A psychonaut may get aware of our collective consciousness just as much he gets aware of our individual ego. Captivity = freedom, and freedom = captivity, but what keeps the existence of both sides a conscious living dream = the Self. Learn to love your Self, whatever side you choose, you'll always determine with honesty and a comprehensible perception of what is going on, whether it's through lannguage or intuitive nerves is irrelevant.

Maybe we should have a topic about how to love the Self.
 
Caduceus Mercurius a dit:
I just explained how Stan Grof arrived at these conclusions, and he describes this himself at the start of every lecture he has given and every book he has written, which I have already linked to.

Yes, you said he wrote down what people experienced. But what happened before the experience? Did he tell people anything about what they might expect? Did he prepare them in any way? And what people underwent this therapy? The same people that have had years of unsuccesfull Freudian analysis?

In my view Grof has done a lot of great work and has helped a lot of people solve some of their traumas, but I also think that the way he interprets the process of psychedelic healing is rooted in his education in the western psychological tradition. The way he interprets and explains phenomena aren't necessarily right and I think that we need to be careful considering everything he says as fact.
 
Forkbender a dit:
And what people underwent this therapy?
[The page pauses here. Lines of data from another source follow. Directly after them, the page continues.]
# Indra-jith/failure-aware-vision

Hardware: AMD Instinct MI355X
Metric: frames/sec, ResNet-50 MC-Dropout T=30 224x224 batch=256 (higher is better)
Workload: dtype bf16; 1 GPU; BASELINE configs[2]: ResNet-50 v1.5 + MC-Dropout T=30 (all_blocks, p=0.10), 224x224x3 fp32 frames with Gaussian noise severity 3, batch 256 per GPU, synthetic frames and seeded synthetic weights; frames_per_gpu=256, global_batch=256, mc_samples=30, dropout_policy=all_blocks, inputs=resident in HBM before the timed region (H2D excluded), parallelism=batch sharded, 1 process per GPU, all-gather of (label, confidence)

## Files before the change

failure_aware_vision_amd/_lib.py:

```python
from __future__ import annotations

import ctypes as C
import os

_HERE = os.path.dirname(os.path.abspath(__file__))
LIB_PATH = os.environ.get("FAV_LIB_PATH") or os.path.join(_HERE, "lib", "libfav_hip.so")

FAV_OK = 0
STATUS_NAMES = {0: "FAV_OK", 1: "FAV_ERR_INVALID_ARG", 2: "FAV_ERR_BAD_BLOB", 3: "FAV_ERR_NO_WEIGHTS",
                4: "FAV_ERR_HIP", 5: "FAV_ERR_NO_DEVICE", 6: "FAV_ERR_UNSUPPORTED"}
LAYOUT_NHWC_U8, LAYOUT_NHWC_F32 = 0, 1
ARCH_RESNET18_CIFAR, ARCH_RESNET50, ARCH_VIT_B16, ARCH_VIT_TINY = 0, 1, 2, 3
CONF_MAX_SOFTMAX, CONF_ENTROPY, CONF_MUTUAL_INFO = 0, 1, 2
MATH_BF16, MATH_F32_EXACT = 0, 1
K_STEM, K_CONV, K_MAXPOOL, K_AVGPOOL, K_DROPOUT, K_HEAD, K_COUNT = 0, 1, 2, 3, 4, 5, 6
KERNEL_CLASS_NAMES = ("stem_im2col", "conv_igemm", "maxpool", "avgpool", "entry_dropout", "head")


class FavConfig(C.Structure):
    _fields_ = [
        ("struct_size", C.c_uint32), ("device", C.c_int32), ("arch", C.c_int32), ("num_classes", C.c_int32),
        ("in_h", C.c_int32), ("in_w", C.c_int32), ("max_batch", C.c_int32),
        ("mean", C.c_float * 3), ("stdev", C.c_float * 3),
        ("n_samples", C.c_int32), ("site_mask", C.c_uint32), ("dropout_p", C.c_float), ("seed", C.c_uint64),
# ... 13 lines not shown
                ("n_frames", C.c_int32), ("H", C.c_int32), ("W", C.c_int32), ("Cin", C.c_int32), ("Cout", C.c_int32),
                ("kh", C.c_int32), ("kw", C.c_int32), ("stride", C.c_int32), ("pad", C.c_int32),
                ("relu", C.c_int32), ("out_f32", C.c_int32), ("math_mode", C.c_int32), ("drop", FavDropoutDesc)]


class FavLinearDesc(C.Structure):
    _fields_ = [("x", C.c_void_p), ("w", C.c_void_p), ("bias", C.c_void_p), ("res", C.c_void_p), ("y", C.c_void_p),
                ("rows", C.c_int64), ("K", C.c_int32), ("N", C.c_int32), ("act", C.c_int32)]


class FavTailDesc(C.Structure):
    _fields_ = [("x", C.c_void_p), ("wb", C.c_void_p), ("bias_b", C.c_void_p), ("wc", C.c_void_p), ("bias_c", C.c_void_p),
                ("res", C.c_void_p), ("y", C.c_void_p), ("wa", C.c_void_p), ("bias_a", C.c_void_p), ("t1n", C.c_void_p),
                ("n_frames", C.c_int32), ("H", C.c_int32), ("W", C.c_int32), ("Cmid", C.c_int32), ("Nred", C.c_int32),
                ("drop", FavDropoutDesc), ("res_entry", C.c_int32), ("entry_site", C.c_int32)]


class FavUncertainty(C.Structure):
    _fields_ = [("label", C.c_int32), ("confidence", C.c_float), ("mean_prob", C.c_float), ("prob_std", C.c_float),
                ("pred_entropy", C.c_float), ("expected_entropy", C.c_float), ("mutual_info", C.c_float),
                ("agreement", C.c_float), ("top_label", C.c_int32 * 5), ("top_prob", C.c_float * 5)]


CP_LAC, CP_APS = 0, 1


class FavConformal(C.Structure):
    _fields_ = [("struct_size", C.c_uint32), ("score_kind", C.c_int32), ("randomized", C.c_int32), ("k_reg", C.c_int32),
                ("lambda_", C.c_float), ("qhat", C.c_float), ("seed", C.c_uint64)]

# ... 32 lines not shown
                                      C.c_void_p, C.c_void_p]),
    "fav_classify_uncertainty": (C.c_int, [C.c_void_p, C.c_void_p, C.c_int32, C.c_int32, C.c_int64, C.c_void_p, C.c_void_p,
                                          C.c_void_p, C.c_void_p]),
    "fav_classify_sets": (C.c_int, [C.c_void_p, C.c_void_p, C.c_int32, C.c_int32, C.c_int64, C.POINTER(FavConformal),
                                    C.c_void_p, C.c_void_p, C.c_void_p, C.c_void_p]),
    "fav_conformal_scores": (C.c_int, [C.c_void_p, C.c_void_p, C.c_int32, C.c_int32, C.c_int64, C.POINTER(FavConformal),
                                       C.c_void_p, C.c_void_p, C.c_void_p]),
    "fav_classify_host": (C.c_int, [C.c_void_p, C.c_void_p, C.c_int32, C.c_int32, C.c_int64, C.c_void_p, C.c_void_p,
                                    C.c_void_p, C.c_void_p]),
    "fav_get_logits": (C.c_int, [C.c_void_p, C.c_void_p, C.POINTER(C.c_int32), C.POINTER(C.c_int32), C.c_void_p]),
    "fav_set_profiling": (C.c_int, [C.c_void_p, C.c_int32]),
    "fav_get_profile": (C.c_int, [C.c_void_p, C.POINTER(FavProfile), C.c_int32]),
    "fav_get_op_profile": (C.c_int, [C.c_void_p, C.POINTER(FavOpProfile), C.c_int32, C.POINTER(C.c_int32)]),
    "fav_op_conv2d": (C.c_int, [C.POINTER(FavConvDesc), C.c_void_p]),
    "fav_op_bottleneck_tail": (C.c_int, [C.POINTER(FavTailDesc), C.c_void_p]),
    "fav_op_linear_streamk": (C.c_int, [C.POINTER(FavLinearDesc), C.c_void_p]),
    "fav_op_stem_im2col": (C.c_int, [C.c_void_p, C.c_int32, C.c_int32, C.c_int32, C.c_int32, C.c_int32, C.c_int32,
                                     C.c_int32, C.c_int32, C.c_int32, C.POINTER(C.c_float), C.POINTER(C.c_float),
                                     C.c_void_p, C.c_void_p]),
    "fav_op_stem_pool": (C.c_int, [C.c_void_p, C.c_int32, C.c_int32, C.c_int32, C.c_int32, C.c_void_p, C.c_void_p, C.c_void_p, C.c_void_p, C.c_void_p, C.c_void_p]),
    "fav_op_maxpool3x3s2": (C.c_int, [C.c_void_p, C.c_void_p, C.c_int32, C.c_int32, C.c_int32, C.c_int32, C.c_void_p]),
    "fav_op_avgpool": (C.c_int, [C.c_void_p, C.c_void_p, C.c_int32, C.c_int32, C.c_int32, C.POINTER(FavDropoutDesc),
                                 C.c_void_p]),
    "fav_op_entry_dropout": (C.c_int, [C.c_void_p, C.c_void_p, C.c_int64, C.c_int32, C.POINTER(FavDropoutDesc),
                                       C.c_void_p]),
    "fav_op_entry_reduce": (C.c_int, [C.c_void_p, C.c_void_p, C.c_void_p, C.c_void_p, C.c_void_p, C.c_int32, C.c_int32, C.c_int32,
                                      C.c_int32, C.POINTER(FavDropoutDesc), C.c_void_p]),
    "fav_op_layernorm": (C.c_int, [C.c_void_p, C.c_int64, C.c_void_p, C.c_void_p, C.c_void_p, C.c_int64, C.c_int32, C.c_float,
                                   C.c_void_p]),
    "fav_op_attention": (C.c_int, [C.c_void_p, C.c_void_p, C.c_int32, C.c_int32, C.c_int32, C.c_int32, C.c_int32, C.c_void_p]),
# ... 42 lines not shown
```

The same people that have had years of unsuccesfull Freudian analysis?
Artists, authors and other intellectuals, as welll as nurses, psychologists and psychiatrists in training.
 
First, you must realize your emotions are abnormally strong - excercise is good, will use up some of this extra energy.

I understand where you are, and the though processes accompanying your position. What I would say is, and I don't want to scare you, but you're going to need time, and a lot of it. You have to focus on a way you want to be, a way of not caring.

What I have learned is that hating one's self is quite the opposite of ego death. Ego death in my terms is actually the destruction of a specific type of consciousness. My goal of ego-death: never care. I don't exist. I am a voice to other people, where I can hear their responses, their lives, I watch, listen, touch, smell and taste, but I do not see myself. This is ego death in my terms.

How I reach this? I don't. It's a pathway. You go along this path and you will become ever closer, but you're not going to reach this. Thats why I tell you it takes time to become uncaring of the self, while able to express love, and involvement to others.

Sorry if this makes no sense. You will be fine, this will heal, UNLESS. You dwell on the fact that exists. Paradoxes will resume, like you said, the deeper you go... the more apt to confront paradoxes, the more apt to get stuck. These will only impede your tread.

Ahhh. This post was completely unable to get to m y point - sorry.